We will see in this study that (1) our targumist drew material from the
midrashim, which must have pre-existed the Targum, and (2) the scholars of the Babylonian
Talmud, composed and edited in the fifth and sixth century, mention our Targum
but did not know the name of its author. Therefore, the Targum must have been
composed before the Babylonian Talmud. Thus, a sixth-century date for the
composition of the midrashim is incorrect.
[18] This was done
first in the Deuteronomy volume in
pp. 8-10. This book showed the reliance of Onkelos upon the midrash Sifrei. The subsequent studies did the
same with the other midrashim.
[19] The midrash Sifrei to Numbers comments on parts of
nineteen of the thirty-six biblical chapters of Numbers (5-12; 15; 18-19; 25:1-13; 26:52-31:24; and 35:9-39), less
than a third of the biblical text. It contains a considerable amount of aggadah
and halakhah, items that Onkelos avoids, and has little narrative, areas
where Targum Onkelos deviations abound.
[20] Onkelos has
many Hebraisms because its audience’s language included many Hebrew words. They
were used in the translation whenever the Hebrew was more familiar or
understandable to the reader than the Aramaic equivalent. Similarly, although
the midrash was composed in Hebrew, there are many Aramaic words in it.
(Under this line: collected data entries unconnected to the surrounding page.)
__device__ __forceinline__ void rr_px_static(const int lane, const u32 pos, const u32 nn, const u64 gam, const GA u32* const rrm) {
  RRLds& L = g_rr_lds; const RRNrc& nt = L.nt;
  RREntry& E = L.ring[pos & (RR_RING - 1u)]; RRPx& X = L.px[pos & (RR_PX - 1u)];
  if (lane == 0) RR_LDS_STORE(&X.u[0], 0xFFFFFFFFu);
  LSYNC();
  const u32x4 we = *(const u32x4*)&E.w[48];
  const u32x4 wq = *(const u32x4*)&E.w[52];
  const u32x4 wh = *(const u32x4*)&E.w[56];
  u32x4 m0 = *(const u32x4*)&E.t1[0], m1 = *(const u32x4*)&E.t1[4];
  const bool cover = we.x == pos && wq.x == 0 && (wq.z & 1u);
  if (UF((cover && m1.z < nn) ? 1u : 0u)) {
    const u32 mi = UF(wq.y); const u32 mw = (u32)lane < 24 ? rrm[(size_t)mi * 24 + lane] : 0u;
    LSYNC(); if ((u32)lane < 32) { E.m[lane] = mw; E.t1[lane] = mw; } LSYNC();
    m0 = *(const u32x4*)&E.t1[0]; m1 = *(const u32x4*)&E.t1[4];
  }
  const bool go = UF((cover && m1.z == nn) ? 1u : 0u) != 0;
  u32 flags = RR_PX_STOP7, dg = 0, ngrp = 0, ho = 0, plainb = 0xFFFFFFFFu, dself = 0, dskew = 0, dpd = 0;
  if (go) {
    const u32 it0 = wq.w, it1 = wh.x, hr0 = wh.y, hr1 = wh.z, nr0 = wh.w;
    const bool dyn = UF(wq.z & 2u) != 0;
    const bool cnt0 = ((hr0 >> 25) & 1u) && (((hr0 >> 24) & 1u) || ((gam >> ((hr0 >> 16) & 63u)) & 1ull)), cnt1 = ((hr1 >> 25) & 1u) && (((hr1 >> 24) & 1u) || ((gam >> ((hr1 >> 16) & 63u)) & 1ull));
    const u32 ho0 = cnt0 ? (hr0 & 0xFFFFu) : RR_HC_SINK, ho1 = cnt1 ? (hr1 & 0xFFFFu) : RR_HC_SINK;
    ho = ho0 | (ho1 << 16);
    plainb = (!dyn && (it0 & 0xFFFFu) == RR_HC_ZERO && (it1 & 0xFFFFu) == RR_HC_ZERO) ? E.w[27] : 0xFFFFFFFFu;
    flags = RR_PX_GO | (dyn ? RR_PX_DYN : 0u) | ((dyn || (m0.z | m0.w) != 0) ? RR_PX_CHG : 0u) | ((ho1 == ho0 && cnt0 && cnt1) ? RR_PX_TWICE : 0u) | ((cnt0 || cnt1) ? RR_PX_HREC : 0u);
    ngrp = nr0 & 63u;
    {
      const u32 n = (u32)lane;
      const u64 acc1 = (u64)m0.x | ((u64)m0.y << 32), chg1 = (u64)m0.z | ((u64)m0.w << 32), vfy1 = (u64)m1.x | ((u64)m1.y << 32);
      const u32 cbyte = ((const u8*)&E.t1[8])[n];
      const bool a_ok = n < nn && ((acc1 >> n) & 1ull), a_vfy = (vfy1 >> n) & 1ull; const u32 a_child = ((chg1 >> n) & 1ull) ? cbyte : n;
      const u32 nkey = (nr0 >> 8) & 0xFFu;
      auto rec_of = [&](const u32 ac) -> u32 {
        const u32 npres = nt.present[ac], ncomp = nt.complement[ac]; const u64 nqm = nt.mask[nkey & (RR_KMAX - 1u)][ac];
        const bool rec = ((nr0 >> 16) & 1u) && ((gam >> ngrp) & 1ull) && ((npres >> nkey) & 1u) && !((ncomp >> nkey) & 1u) && __builtin_popcountll(nqm) == 1;
        return rec ? (1u | ((u32)__builtin_ctzll(nqm | (1ull << 63)) << 1)) : 0u; };
      const u32 r0 = rec_of(a_child & 63u);
      u32 tw = (a_child & 0xFFu) | (a_ok ? 1u << 8 : 0u) | (a_vfy ? 1u << 9 : 0u) | ((r0 & 1u) << 11) | (((r0 >> 1) & 63u) << 12);
      if (dyn) {
        const u32 dw = E.w[11], dk = (dw >> 16) & 0xFFu, dk0 = UF(L.wx[8]), dk1 = UF(L.wx[9]);
        dg = (dw >> 8) & 63u; dself = dw >> 24; dskew = E.w[19]; dpd = E.w[26];
        const u32 dks = dk == dk0 ? 0u : 1u, n1 = a_child & 63u;
        const u64 nd = L.dy_nd[dks][n1], vp = L.vpair[n];
// ... 346 lines not shown
        const u32 kind = rr_pick_decide(nE, mw, w, node, nrc, nrc_new, key);
        if (kind != 0) { stop_kind = kind; stop_node = node; break; }
        pseq = seq0 + j; phm = UF(E.w[51]); pbp = E.w;
        RRP(13);
      }
      const u32 oslot = RR_NODE_SLOT(node), owv = RR_NODE_WV(node), olane = RR_NODE_LANE(node);
      if (owv == wv) {
        const bool mine = (u32)lane == olane;
        const u32 cbw = pbp[lane];
        if (it >= 0 && mine) { const u32 pd = pbp[50]; tb.pod_node[pd] = (i32)node; tb.pod_seq[pd] = (i32)pseq; G_pod_reason[pd] = 0;
        }
        const i64 cq0 = (i64)((u64)RL(cbw, 0) | ((u64)RL(cbw, 1) << 32)), cq1 = (i64)((u64)RL(cbw, 2) | ((u64)RL(cbw, 3) << 32)), cq2 = (i64)((u64)RL(cbw, 4) | ((u64)RL(cbw, 5) << 32)), cq3 = (i64)((u64)RL(cbw, 6) | ((u64)RL(cbw, 7) << 32));
        const u32 prm = RL(cbw, 8), nhrec = RL(cbw, 17);
        const u32* const crp = C.create;
        u32 rej = 0;
#define RR_HREC_WORD(i, w) case w: { const u32 c = (n_hc[i][w] >> sh8) & 0xFFu; const u32 c2 = c == 0xFFu ? 1u : (c >= 254u ? 254u : c + 1u); if (mine) { n_hc[i][w] = (n_hc[i][w] & ~(0xFFu << sh8)) | (c2 << sh8); if (c == 0u) hzm |= 1u << (hs & 31u); } } break;
#define RR_COMMIT_SLOT(i) if (oslot == (i)) { \
          if (create) { \
            if (mine) { n_key[i] = UF(crp[0]); n_meta[i] = nrc_new | (UF(crp[1]) << 8); \
              n_room[i][0] = (i64)((u64)UF(crp[2]) | ((u64)UF(crp[3]) << 32)); n_room[i][1] = (i64)((u64)UF(crp[4]) | ((u64)UF(crp[5]) << 32)); \
              n_room[i][2] = (i64)((u64)UF(crp[6]) | ((u64)UF(crp[7]) << 32)); n_room[i][3] = (i64)((u64)UF(crp[8]) | ((u64)UF(crp[9]) << 32)); \
              n_hc[i][0] = UF(crp[10]); n_hc[i][1] = UF(crp[11]); n_hc[i][2] = UF(crp[12]); n_hc[i][3] = UF(crp[13]); n_hc[i][4] = UF(crp[14]); n_hc[i][5] = UF(crp[15]); n_hc[i][6] = UF(crp[16]); n_hc[i][7] = UF(crp[17]); } \
          } else { \
            const u32 nrc_old = RL(n_meta[i], (int)olane) & 0xFFu; \
            i64 d0 = cq0, d1 = cq1, d2 = cq2, d3 = cq3; \
            if (node >= nE && nrc_new != nrc_old) { d0 -= nt.cap[0][nrc_new] - nt.cap[0][nrc_old]; d1 -= nt.cap[1][nrc_new] - nt.cap[1][nrc_old]; d2 -= nt.cap[2][nrc_new] - nt.cap[2][nrc_old]; d3 -= nt.cap[3][nrc_new] - nt.cap[3][nrc_old]; } \
            if (mine) { \
              n_room[i][0] -= d0; n_room[i][1] -= d1; n_room[i][2] -= d2; n_room[i][3] -= d3; \
              if (node >= nE) n_key[i] = (((n_key[i] >> 22) + 1u) << 22) | ((RR_SEQMAX - pseq) << 3) | (n_key[i] & 7u); \
              n_meta[i] = nrc_new | ((((n_meta[i] >> 8) | prm) & 0xFFu) << 8); } \
          } \
          for (u32 t = 0; t < nhrec; ++t) if ((phm >> t) & 1u) {        \
            const u32 hs = RL(cbw, 28 + (int)t) & 0xFFu, sh8 = 8u * (hs & 3u); \
            switch (hs >> 2) { RR_HREC_WORD(i, 0) RR_HREC_WORD(i, 1) RR_HREC_WORD(i, 2) RR_HREC_WORD(i, 3) RR_HREC_WORD(i, 4) RR_HREC_WORD(i, 5) RR_HREC_WORD(i, 6) RR_HREC_WORD(i, 7) default: break; } \
          } \
          if (it >= 0) { RR_EVAL_SLOT(i) \
            if (nhost > 0) RR_HOST_ITEM(RR_HOST_AT_##i, hit0, hlim0) if (nhost > 1) RR_HOST_ITEM(RR_HOST_AT_##i, hit1, hlim1) if (nhost > 2) RR_HOST_ITEM(RR_HOST_AT_##i, hit2, hlim2) \
            okm = (okm & ~(1u << (i))) | (~rej & (1u << (i))); fresh = true; } }
#define RR_HOST_AT_0(w, sh, lim) RR_HOST_SLOT(0, w, sh, lim)
#define RR_HOST_AT_1(w, sh, lim) RR_HOST_SLOT(1, w, sh, lim)
#define RR_HOST_AT_2(w, sh, lim) RR_HOST_SLOT(2, w, sh, lim)
#define RR_HOST_AT_3(w, sh, lim) RR_HOST_SLOT(3, w, sh, lim)
#define RR_HOST_AT_4(w, sh, lim) RR_HOST_SLOT(4, w, sh, lim)
#define RR_HOST_AT_5(w, sh, lim) RR_HOST_SLOT(5, w, sh, lim)
#define RR_HOST_AT_6(w, sh, lim) RR_HOST_SLOT(6, w, sh, lim)
#define RR_HOST_AT_7(w, sh, lim) RR_HOST_SLOT(7, w, sh, lim)
        RR_COMMIT_SLOT(0) RR_COMMIT_SLOT(1) RR_COMMIT_SLOT(2) RR_COMMIT_SLOT(3) RR_COMMIT_SLOT(4) RR_COMMIT_SLOT(5) RR_COMMIT_SLOT(6) RR_COMMIT_SLOT(7)
        RR_HZ_FLUSH()
      }
    }
    if (run) {
      const RREntry& E = L.ring[pos0 & (RR_RING - 1u)];
      const u32 mw = E.m[lane & 31];
      do_eval(E, mw, 0u, true);
      u32 okb = okm, cur_item = 0, cur_item1 = 0;
      const u32 rbw = E.w[lane];
      const u32 rprm = RL(rbw, 8);
      const u64 rchg = (u64)RL(mw, 2) | ((u64)RL(mw, 3) << 32), rvfy = (u64)RL(mw, 4) | ((u64)RL(mw, 5) << 32);
      u32 done = 0, stepno = 0;
#ifdef KS_PROBES
      const u64 trun0 = __builtin_readcyclecounter(); u64 tx = trun0;
#define RRT(i) do { const u64 t_ = __builtin_readcyclecounter(); rrp[(i)] += t_ - tx; tx = t_; } while (0)
#else
#define RRT(i) do { } while (0)
#endif
      RRT(0);
      while (done < run) {
        u32 g_i0, g_i1;
        const u32 glen = rr_run_group(L.runitem[par], lane, done, run - done, g_i0, g_i1);
        RRT(5);
        if (g_i0 != cur_item || g_i1 != cur_item1) {
          cur_item = g_i0; cur_item1 = g_i1; nhost = (g_i0 >> 31) + (g_i1 >> 31);
          hit0 = g_i0 & 0xFFFFu; hlim0 = RR_ITEM_LIM(g_i0); hit1 = g_i1 & 0xFFFFu; hlim1 = RR_ITEM_LIM(g_i1);
          u32 rej = 0;
          if (nhost > 0) RR_HOST_ITEM(RR_HOST_ALL, hit0, hlim0)
          if (nhost > 1) RR_HOST_ITEM(RR_HOST_ALL, hit1, hlim1)
          okm = okb & ~rej;
        }
        RRT(6);
        const u32 rem = min(run - done, glen), sp = stepno & 1u;
        u32 kk[RR_NPL];
#pragma unroll
        for (int i = 0; i < RR_NPL; ++i) kk[i] = n_key[i] | (u32)(((i32)((okm >> i) & 1u)) - 1);
        u32 myk = 0xFFFFFFFFu, mypay = 0, b0 = 0;
        RRT(7);
        for (u32 r = 0; r < 8u && r < rem; ++r) {
          u32 lb = kk[0];
#pragma unroll
          for (int i = 1; i < RR_NPL; ++i) lb = min(lb, kk[i]);
          const u32 km = wave_min_u32(lb);
          if (km == 0xFFFFFFFFu) break;
          if (r == 0) b0 = km >> 22; else if ((km >> 22) != b0) break;
          const int wl = __builtin_ctzll(ballot64(lb == km));
          const u32 ws = km & 7u;
          u32 bm = 0;
#pragma unroll
          for (int i = 0; i < RR_NPL; ++i) if ((u32)i == ws) bm = n_meta[i];
          const u32 nd = RR_NODE_AT(ws, wk_i, wl);
          const u32 bmu = RL(bm, wl);
          if ((u32)lane == r) { myk = km; mypay = ((bmu & 0xFFu) << 16) | nd; }
#pragma unroll
          for (int i = 0; i < RR_NPL; ++i) if ((u32)i == ws) kk[i] = lane == wl ? 0xFFFFFFFFu : kk[i];
          if (nd < nE) break;
        }
        if (lane < 8) L.stepk[sp][wk_i][lane] = ((u64)myk << 32) | mypay;
        RRT(1);
        __syncthreads();
        RRT(2);
        u32 wkey, wpay, kind, snode, snrc;
        u32 mrank;
        const u32 n_step = rr_step_merge(L.stepk[sp], L.mrg[wv], lane, rem, nE, rvfy, wkey, wpay, kind, snode, snrc, mrank);
        RRT(3);
        u32 ts = 0;
        for (u32 r = 0; r < 8u; ++r) {
          const u32 j = RL(mrank, (int)(wk_i * 8u + r));
          if (j >= n_step) break;
          const u32 pay = UF((u32)L.stepk[sp][wk_i][r]), node = pay & 0xFFFFu, nrc = (pay >> 16) & 0xFFu;
          const u32 oslot = RR_NODE_SLOT(node), olane = RR_NODE_LANE(node);
          const u32 nrc_new = ((rchg >> nrc) & 1ull) ? ((RL(mw, 8 + (int)(nrc >> 2)) >> (8u * (nrc & 3u))) & 0xFFu) : nrc;
          const bool mine = (u32)lane == olane;
          const u32 rpw = lane < 6 ? ((const u32*)&L.runtab[par][done + j])[lane] : 0u;
          const u32 pseq = seq0 + done + j, nh = RL(rpw, 2), pd = RL(rpw, 0);
          if (mine) { tb.pod_node[pd] = (i32)node; tb.pod_seq[pd] = (i32)pseq; G_pod_reason[pd] = 0;
          }
          ts |= 1u << oslot;
#define RR_RCOMMIT_SLOT(i) if (oslot == (i)) { \
            i64 d0 = rq0, d1 = rq1, d2 = rq2, d3 = rq3; \
            if (node >= nE && nrc_new != nrc) { d0 -= nt.cap[0][nrc_new] - nt.cap[0][nrc]; d1 -= nt.cap[1][nrc_new] - nt.cap[1][nrc]; d2 -= nt.cap[2][nrc_new] - nt.cap[2][nrc]; d3 -= nt.cap[3][nrc_new] - nt.cap[3][nrc]; } \
            if (mine) { \
              n_room[i][0] -= d0; n_room[i][1] -= d1; n_room[i][2] -= d2; n_room[i][3] -= d3; \
              if (node >= nE) n_key[i] = (((n_key[i] >> 22) + 1u) << 22) | ((RR_SEQMAX - pseq) << 3) | (n_key[i] & 7u); \
              n_meta[i] = nrc_new | ((((n_meta[i] >> 8) | rprm) & 0xFFu) << 8); } \
            for (u32 t = 0; t < nh; ++t) {        \
              const u32 hs = (RL(rpw, 3 + (int)(t >> 2)) >> (8u * (t & 3u))) & 0xFFu, sh8 = 8u * (hs & 3u); \
              switch (hs >> 2) { RR_HREC_WORD(i, 0) RR_HREC_WORD(i, 1) RR_HREC_WORD(i, 2) RR_HREC_WORD(i, 3) RR_HREC_WORD(i, 4) RR_HREC_WORD(i, 5) RR_HREC_WORD(i, 6) RR_HREC_WORD(i, 7) default: break; } \
            } }
          RR_RCOMMIT_SLOT(0) RR_RCOMMIT_SLOT(1) RR_RCOMMIT_SLOT(2) RR_RCOMMIT_SLOT(3) RR_RCOMMIT_SLOT(4) RR_RCOMMIT_SLOT(5) RR_RCOMMIT_SLOT(6) RR_RCOMMIT_SLOT(7)
        }
        RR_HZ_FLUSH()
        if (ts) {
          u32 rej = 0, rejh = 0;
#define RR_RETRY_SLOT(i) if ((ts >> (i)) & 1u) { RR_EVAL_SLOT(i) }
          RR_RETRY_SLOT(0) RR_RETRY_SLOT(1) RR_RETRY_SLOT(2) RR_RETRY_SLOT(3) RR_RETRY_SLOT(4) RR_RETRY_SLOT(5) RR_RETRY_SLOT(6) RR_RETRY_SLOT(7)
          okb = (okb & ~ts) | (~rej & ts);
          if (nhost) { rej = 0;
#define RR_RETRYH_SLOT(i) if ((ts >> (i)) & 1u) { RR_HOST_ITEM(RR_HOST_AT_##i, hit0, hlim0) if (nhost > 1) RR_HOST_ITEM(RR_HOST_AT_##i, hit1, hlim1) }
            RR_RETRYH_SLOT(0) RR_RETRYH_SLOT(1) RR_RETRYH_SLOT(2) RR_RETRYH_SLOT(3) RR_RETRYH_SLOT(4) RR_RETRYH_SLOT(5) RR_RETRYH_SLOT(6) RR_RETRYH_SLOT(7)
            rejh = rej; }
          okm = (okm & ~ts) | (okb & ~rejh & ts);
        }
        RRT(4);
        done += n_step; ++stepno;
        if (kind != 0) { stop_kind = kind; stop_node = snode; break; }
      }
    }
    if (stop_kind == 3) {
      const u32 oslot = RR_NODE_SLOT(stop_node), owv = RR_NODE_WV(stop_node), olane = RR_NODE_LANE(stop_node);
      if (owv == wv) {
        u32 bmeta = 0; i64 broom[4] = {0, 0, 0, 0};
#pragma unroll
        for (int i = 0; i < RR_NPL; ++i) if ((u32)i == oslot) { bmeta = n_meta[i]; broom[0] = n_room[i][0]; broom[1] = n_room[i][1]; broom[2] = n_room[i][2]; broom[3] = n_room[i][3]; }
        if ((u32)lane == olane) { L.ask.meta = bmeta; L.ask.room[0] = broom[0]; L.ask.room[1] = broom[1]; L.ask.room[2] = broom[2]; L.ask.room[3] = broom[3]; }
      }
      __syncthreads();
    }
    if (RL(hdw, RRH_HINT)) { const u32 ql = RL(hdw, RRH_QL); pf_n = ql > nb ? min(ql - nb, RR_RING - 2u) : 0u; pf_pos = pos0 + nb; pf_qi = RL(hdw, RRH_QH) + nb; pf_gam = (u64)RL(hdw, RRH_GAM) | ((u64)RL(hdw, RRH_GAM + 1) << 32); }
    RRP(14);
    ++round;
  }
  {
    GA u64* const dump = (GA u64*)P.rr_nodes;
#pragma unroll
    for (int i = 0; i < RR_NPL; ++i) {
      const u32 n = RR_NODE_AT((u32)i, wk_i, lane);
      if (n_key[i] != 0xFFFFFFFFu && n >= nE) { dump[(size_t)n * 5] = n_meta[i]; for (int r = 0; r < 4; ++r) dump[(size_t)n * 5 + 1 + r] = (u64)n_room[i][r]; }
    }
    __threadfence_block(); GSYNC();
  }
#if defined(KS_SIM) || defined(KS_CHECK)
#pragma unroll
  for (int i = 0; i < RR_NPL; ++i) if (n_key[i] != 0xFFFFFFFFu) for (u32 h = 0; h < tb.GH; ++h) {
    u32 b = 1;
#pragma unroll
    for (int w = 0; w < RR_GW; ++w) if ((h >> 2) == (u32)w) b = (n_hc[i][w] >> (8 * (h & 3u))) & 0xFFu;
    if (b == 0u) atomicAdd(&L.hz[h & 31u], -1);
  }
#endif
#ifdef KS_PROBES
  if (wv == 1 && lane == 0) for (int i = 0; i < 16; ++i) L.wst[i] = rrp[i];
#endif
}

[21] שקר twice, 5:6; כיור, 5:17; יפרש used in
6:2 to help define גזר; equals Sifrei’s pisqahs
7, 10, and 23, respectively.
    The exception of דבר in 12:1 (=pisqah 99) is
understandable. Sifrei interprets דבר as “harsh
speech.” This is derash, a homiletical exposition, and not a true
definition; and Onkelos only translates according to the peshat, the
simple meaning of the text. Yet, even in this instance, although the Targum
does not quote the adjective “harsh,” it differentiates the two words,
rendering מלל
for “speak” and retaining אמר for the second.
[22] A chart of
these instances is in I. Drazin, “Dating Targum Onkelos by means of the
Tannaitic Midrashim,” Journal of Jewish
Studies
, Autumn 1999.
[23] The 106
instances are listed in the Journal of
Jewish Studies
article.
[24] Like Sifrei, Sifrei Zutta was composed at the
end of the fourth century CE. But, unlike the former, the latter disappeared
and only fragments were rediscovered in the Genizah, in Yalkut Shimoni, Midrash ha-Gadol, and other works. H. S. Horovitz
compiled these findings and published them in Sifrei al Sefer be-Midbar
VeSifrei Zutta
(1917). Later, J. N. Epstein published an additional large
fragment in Tarbiz 1/1 (1930). Sifrei
Zutta
contains many halakhot that are not mentioned elsewhere and many that
differ with those in the Mishnah. Its style and terminology are unique.
[25] These deviations
are identified and explained in the author’s Targum series. See Note 16. Targum
Onkelos’s understanding and use of peshat will be addressed in the next
chapter.
[26] See the
author’s Targum Onkelos to Exodus (Ktav), pages 8-11, 32-33, for
details.
[27] See the
author’s Targum Onkelos to Leviticus (Ktav), pages 9-11, 26-28, for
details.
[28] See the
author’s Targum Onkelos to Deuteronomy (Ktav), pages 9-10, 43-44, for
details.
[29] “Mekoroth
Ha-Bereshit Rabbah,” Einleitung und Register zu Berechit Rabba volume 3
(Jerusalem 1965), pages 44-54. Albeck did not reach the author’s discovery that
the Onkelos targumist took material from the tannaitic midrashim.
[30] See the
author’s Targumic Studies, “Analysis of Targum Onkelos Deviations to
Genesis” (University Microfilms International, 1981), pages 1-76.
[31] No study was
made of Bereshit Rabbah, Mekhilta deR.
Simeon b. Yochai
and Midrash Tannaim.
The author believes that more parallels will be found between Targum Onkelos
and the other tannaitic midrashim when these books are studied.